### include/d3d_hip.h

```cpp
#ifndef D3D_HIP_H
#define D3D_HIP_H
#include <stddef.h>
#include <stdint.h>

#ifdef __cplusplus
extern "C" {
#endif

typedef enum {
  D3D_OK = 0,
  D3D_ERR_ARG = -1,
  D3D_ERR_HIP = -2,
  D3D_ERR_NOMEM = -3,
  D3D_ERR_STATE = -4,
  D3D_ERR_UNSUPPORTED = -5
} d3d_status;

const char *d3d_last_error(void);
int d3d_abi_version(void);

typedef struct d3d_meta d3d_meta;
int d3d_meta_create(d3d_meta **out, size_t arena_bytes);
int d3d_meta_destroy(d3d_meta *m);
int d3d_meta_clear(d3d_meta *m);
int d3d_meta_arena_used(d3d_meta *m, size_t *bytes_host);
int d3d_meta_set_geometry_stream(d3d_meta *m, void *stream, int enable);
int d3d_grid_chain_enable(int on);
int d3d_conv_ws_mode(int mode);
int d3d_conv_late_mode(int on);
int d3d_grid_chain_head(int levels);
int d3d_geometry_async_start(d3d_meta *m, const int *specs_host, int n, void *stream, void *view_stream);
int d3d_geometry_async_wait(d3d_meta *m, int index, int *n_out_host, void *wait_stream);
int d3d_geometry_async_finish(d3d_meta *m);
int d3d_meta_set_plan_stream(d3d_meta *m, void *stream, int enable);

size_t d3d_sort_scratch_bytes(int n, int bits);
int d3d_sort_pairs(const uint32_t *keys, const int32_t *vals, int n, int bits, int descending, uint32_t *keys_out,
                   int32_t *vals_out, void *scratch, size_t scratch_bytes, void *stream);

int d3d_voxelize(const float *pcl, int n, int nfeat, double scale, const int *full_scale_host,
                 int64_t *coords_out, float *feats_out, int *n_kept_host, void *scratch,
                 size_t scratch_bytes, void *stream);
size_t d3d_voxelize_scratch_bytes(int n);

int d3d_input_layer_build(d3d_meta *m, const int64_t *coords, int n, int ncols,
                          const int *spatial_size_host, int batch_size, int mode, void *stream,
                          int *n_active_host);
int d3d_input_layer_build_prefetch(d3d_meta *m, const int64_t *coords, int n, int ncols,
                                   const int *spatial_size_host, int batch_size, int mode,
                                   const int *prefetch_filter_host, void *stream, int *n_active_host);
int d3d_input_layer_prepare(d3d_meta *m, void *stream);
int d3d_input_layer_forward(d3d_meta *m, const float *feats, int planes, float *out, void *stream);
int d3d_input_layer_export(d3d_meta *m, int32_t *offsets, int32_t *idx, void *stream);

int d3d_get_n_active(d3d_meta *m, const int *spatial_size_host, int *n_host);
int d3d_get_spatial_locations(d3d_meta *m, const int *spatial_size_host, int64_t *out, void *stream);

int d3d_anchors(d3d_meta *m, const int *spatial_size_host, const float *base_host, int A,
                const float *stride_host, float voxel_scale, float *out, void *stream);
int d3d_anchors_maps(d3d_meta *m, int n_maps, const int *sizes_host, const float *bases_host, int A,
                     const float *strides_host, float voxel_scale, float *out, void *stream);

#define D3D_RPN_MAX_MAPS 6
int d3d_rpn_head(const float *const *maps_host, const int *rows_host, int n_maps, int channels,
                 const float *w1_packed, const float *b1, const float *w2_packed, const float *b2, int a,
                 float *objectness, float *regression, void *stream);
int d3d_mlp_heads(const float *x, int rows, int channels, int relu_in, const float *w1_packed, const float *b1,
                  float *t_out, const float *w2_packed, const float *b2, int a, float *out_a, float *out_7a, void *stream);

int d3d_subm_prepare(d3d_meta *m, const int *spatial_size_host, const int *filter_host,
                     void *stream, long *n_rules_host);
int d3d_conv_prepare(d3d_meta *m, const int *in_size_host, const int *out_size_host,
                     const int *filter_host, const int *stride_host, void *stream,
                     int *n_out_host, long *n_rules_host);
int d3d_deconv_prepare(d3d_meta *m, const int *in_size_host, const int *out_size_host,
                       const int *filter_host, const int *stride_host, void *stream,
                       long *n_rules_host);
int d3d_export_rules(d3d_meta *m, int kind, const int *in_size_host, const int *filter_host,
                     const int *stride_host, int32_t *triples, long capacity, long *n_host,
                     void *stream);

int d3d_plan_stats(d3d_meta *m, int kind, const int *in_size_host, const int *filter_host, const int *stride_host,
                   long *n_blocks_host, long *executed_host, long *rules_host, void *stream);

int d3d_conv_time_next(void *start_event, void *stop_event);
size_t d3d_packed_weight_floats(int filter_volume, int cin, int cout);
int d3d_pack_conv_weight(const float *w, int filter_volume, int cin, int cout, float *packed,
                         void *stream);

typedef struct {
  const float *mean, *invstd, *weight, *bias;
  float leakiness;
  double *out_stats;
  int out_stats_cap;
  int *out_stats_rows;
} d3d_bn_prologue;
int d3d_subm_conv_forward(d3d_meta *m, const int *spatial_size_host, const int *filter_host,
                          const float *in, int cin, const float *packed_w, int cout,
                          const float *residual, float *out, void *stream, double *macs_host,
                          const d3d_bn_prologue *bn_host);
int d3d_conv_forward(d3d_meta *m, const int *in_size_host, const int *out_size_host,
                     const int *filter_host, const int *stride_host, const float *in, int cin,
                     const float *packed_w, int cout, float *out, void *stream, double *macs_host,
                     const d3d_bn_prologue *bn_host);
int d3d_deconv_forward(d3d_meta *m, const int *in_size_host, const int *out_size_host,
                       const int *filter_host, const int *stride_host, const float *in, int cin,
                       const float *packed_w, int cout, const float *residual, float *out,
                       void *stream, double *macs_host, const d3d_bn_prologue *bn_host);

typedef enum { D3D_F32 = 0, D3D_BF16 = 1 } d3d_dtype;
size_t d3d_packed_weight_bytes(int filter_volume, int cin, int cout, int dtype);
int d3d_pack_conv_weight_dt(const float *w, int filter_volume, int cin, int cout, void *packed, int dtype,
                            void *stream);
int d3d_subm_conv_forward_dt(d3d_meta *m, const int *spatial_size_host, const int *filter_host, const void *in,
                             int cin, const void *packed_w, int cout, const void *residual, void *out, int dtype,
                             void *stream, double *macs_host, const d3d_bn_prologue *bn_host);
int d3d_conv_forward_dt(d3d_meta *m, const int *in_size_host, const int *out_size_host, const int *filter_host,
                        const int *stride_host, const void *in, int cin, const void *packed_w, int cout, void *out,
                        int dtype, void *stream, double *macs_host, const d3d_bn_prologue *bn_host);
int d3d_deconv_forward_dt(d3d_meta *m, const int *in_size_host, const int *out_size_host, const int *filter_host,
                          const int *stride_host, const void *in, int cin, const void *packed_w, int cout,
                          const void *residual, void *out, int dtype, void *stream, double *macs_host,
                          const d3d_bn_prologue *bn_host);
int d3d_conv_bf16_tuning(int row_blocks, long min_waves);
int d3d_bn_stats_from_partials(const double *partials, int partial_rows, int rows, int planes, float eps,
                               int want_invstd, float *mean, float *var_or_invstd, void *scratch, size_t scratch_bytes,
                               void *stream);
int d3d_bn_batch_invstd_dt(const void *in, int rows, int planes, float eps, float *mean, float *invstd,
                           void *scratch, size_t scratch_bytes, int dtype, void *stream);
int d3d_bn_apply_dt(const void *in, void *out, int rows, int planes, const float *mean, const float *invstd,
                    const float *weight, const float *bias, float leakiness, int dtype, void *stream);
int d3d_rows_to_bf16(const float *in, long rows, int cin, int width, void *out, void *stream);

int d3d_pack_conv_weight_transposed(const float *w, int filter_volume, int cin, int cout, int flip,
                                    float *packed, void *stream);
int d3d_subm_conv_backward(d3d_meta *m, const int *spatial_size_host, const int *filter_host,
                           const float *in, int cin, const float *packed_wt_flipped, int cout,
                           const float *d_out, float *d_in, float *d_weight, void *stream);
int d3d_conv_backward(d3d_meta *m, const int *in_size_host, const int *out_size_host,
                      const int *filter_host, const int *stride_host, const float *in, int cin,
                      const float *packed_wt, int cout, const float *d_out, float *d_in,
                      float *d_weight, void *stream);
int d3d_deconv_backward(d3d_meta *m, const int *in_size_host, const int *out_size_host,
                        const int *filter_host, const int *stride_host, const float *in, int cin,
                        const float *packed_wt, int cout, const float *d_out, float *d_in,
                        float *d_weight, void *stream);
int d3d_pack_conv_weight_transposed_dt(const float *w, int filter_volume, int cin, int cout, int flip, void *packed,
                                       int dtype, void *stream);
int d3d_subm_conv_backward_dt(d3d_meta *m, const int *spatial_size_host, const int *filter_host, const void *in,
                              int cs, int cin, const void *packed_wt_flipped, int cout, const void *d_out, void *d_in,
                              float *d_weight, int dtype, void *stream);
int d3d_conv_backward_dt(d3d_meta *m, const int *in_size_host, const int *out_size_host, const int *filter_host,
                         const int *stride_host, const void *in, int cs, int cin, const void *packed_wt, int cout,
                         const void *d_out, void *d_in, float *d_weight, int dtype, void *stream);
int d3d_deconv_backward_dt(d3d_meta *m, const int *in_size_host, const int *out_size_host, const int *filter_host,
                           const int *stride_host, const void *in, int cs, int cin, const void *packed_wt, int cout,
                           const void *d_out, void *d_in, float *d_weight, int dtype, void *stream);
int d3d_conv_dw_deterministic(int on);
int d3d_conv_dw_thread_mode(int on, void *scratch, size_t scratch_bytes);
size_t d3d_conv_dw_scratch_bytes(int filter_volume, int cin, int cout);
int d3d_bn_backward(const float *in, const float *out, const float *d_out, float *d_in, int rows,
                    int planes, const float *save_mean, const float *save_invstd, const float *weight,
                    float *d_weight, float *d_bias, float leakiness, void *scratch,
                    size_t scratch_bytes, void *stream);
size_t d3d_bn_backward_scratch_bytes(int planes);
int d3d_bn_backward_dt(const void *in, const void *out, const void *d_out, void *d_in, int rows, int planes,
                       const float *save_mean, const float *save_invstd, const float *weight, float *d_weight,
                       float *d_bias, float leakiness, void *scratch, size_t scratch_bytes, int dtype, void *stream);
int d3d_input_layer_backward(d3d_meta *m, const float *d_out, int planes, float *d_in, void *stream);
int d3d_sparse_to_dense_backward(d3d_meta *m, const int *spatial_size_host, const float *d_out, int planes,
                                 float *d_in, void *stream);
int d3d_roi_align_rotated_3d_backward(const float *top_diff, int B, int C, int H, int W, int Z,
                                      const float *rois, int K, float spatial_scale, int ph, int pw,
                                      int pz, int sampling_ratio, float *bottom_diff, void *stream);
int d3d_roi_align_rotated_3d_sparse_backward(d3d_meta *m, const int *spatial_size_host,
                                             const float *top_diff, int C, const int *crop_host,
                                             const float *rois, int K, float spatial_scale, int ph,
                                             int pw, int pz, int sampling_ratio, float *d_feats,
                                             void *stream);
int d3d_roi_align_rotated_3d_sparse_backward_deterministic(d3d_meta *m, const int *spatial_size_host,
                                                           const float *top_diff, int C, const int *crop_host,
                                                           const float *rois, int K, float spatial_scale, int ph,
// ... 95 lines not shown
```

○ ○ ○ ○

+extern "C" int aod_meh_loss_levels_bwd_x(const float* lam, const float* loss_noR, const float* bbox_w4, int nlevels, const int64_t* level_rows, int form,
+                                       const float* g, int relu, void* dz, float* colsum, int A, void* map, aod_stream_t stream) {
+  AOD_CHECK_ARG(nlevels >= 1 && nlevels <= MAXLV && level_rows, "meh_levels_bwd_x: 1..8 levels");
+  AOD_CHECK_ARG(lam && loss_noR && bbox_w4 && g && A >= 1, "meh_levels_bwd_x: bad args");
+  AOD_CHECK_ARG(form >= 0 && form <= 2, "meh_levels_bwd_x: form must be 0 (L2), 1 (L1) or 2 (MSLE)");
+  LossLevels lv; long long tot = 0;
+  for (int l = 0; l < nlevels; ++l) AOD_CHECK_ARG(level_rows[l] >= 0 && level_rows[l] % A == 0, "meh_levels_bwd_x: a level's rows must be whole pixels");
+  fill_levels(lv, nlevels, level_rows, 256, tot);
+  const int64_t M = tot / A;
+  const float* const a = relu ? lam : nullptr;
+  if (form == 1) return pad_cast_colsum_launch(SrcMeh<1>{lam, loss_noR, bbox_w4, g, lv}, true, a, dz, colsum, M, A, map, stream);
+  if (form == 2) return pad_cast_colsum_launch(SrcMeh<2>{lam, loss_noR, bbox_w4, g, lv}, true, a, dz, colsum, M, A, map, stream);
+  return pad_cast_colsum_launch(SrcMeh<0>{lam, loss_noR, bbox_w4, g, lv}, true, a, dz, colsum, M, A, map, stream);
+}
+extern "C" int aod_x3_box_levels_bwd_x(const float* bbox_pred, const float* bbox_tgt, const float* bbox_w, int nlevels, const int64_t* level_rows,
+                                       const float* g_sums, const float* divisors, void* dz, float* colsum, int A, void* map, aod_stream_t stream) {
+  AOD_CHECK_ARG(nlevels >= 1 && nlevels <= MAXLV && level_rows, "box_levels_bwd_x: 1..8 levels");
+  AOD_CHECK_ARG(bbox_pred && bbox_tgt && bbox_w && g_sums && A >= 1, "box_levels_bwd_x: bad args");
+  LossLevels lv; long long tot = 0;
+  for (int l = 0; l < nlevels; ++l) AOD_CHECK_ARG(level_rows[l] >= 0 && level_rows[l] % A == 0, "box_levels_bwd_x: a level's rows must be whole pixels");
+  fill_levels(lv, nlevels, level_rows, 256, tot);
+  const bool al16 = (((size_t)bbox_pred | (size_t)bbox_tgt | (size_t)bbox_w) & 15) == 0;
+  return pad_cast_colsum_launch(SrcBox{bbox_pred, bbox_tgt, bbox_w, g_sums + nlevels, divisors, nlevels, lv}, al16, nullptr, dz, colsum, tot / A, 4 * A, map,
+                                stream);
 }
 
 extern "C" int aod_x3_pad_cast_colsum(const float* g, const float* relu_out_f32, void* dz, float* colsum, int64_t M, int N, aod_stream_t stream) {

○ ○ ○ ○

Task statement: Scan the records above and show every line in which the word "enum" occurs.

Response to this task:
typedef enum {
typedef enum { D3D_F32 = 0, D3D_BF16 = 1 } d3d_dtype;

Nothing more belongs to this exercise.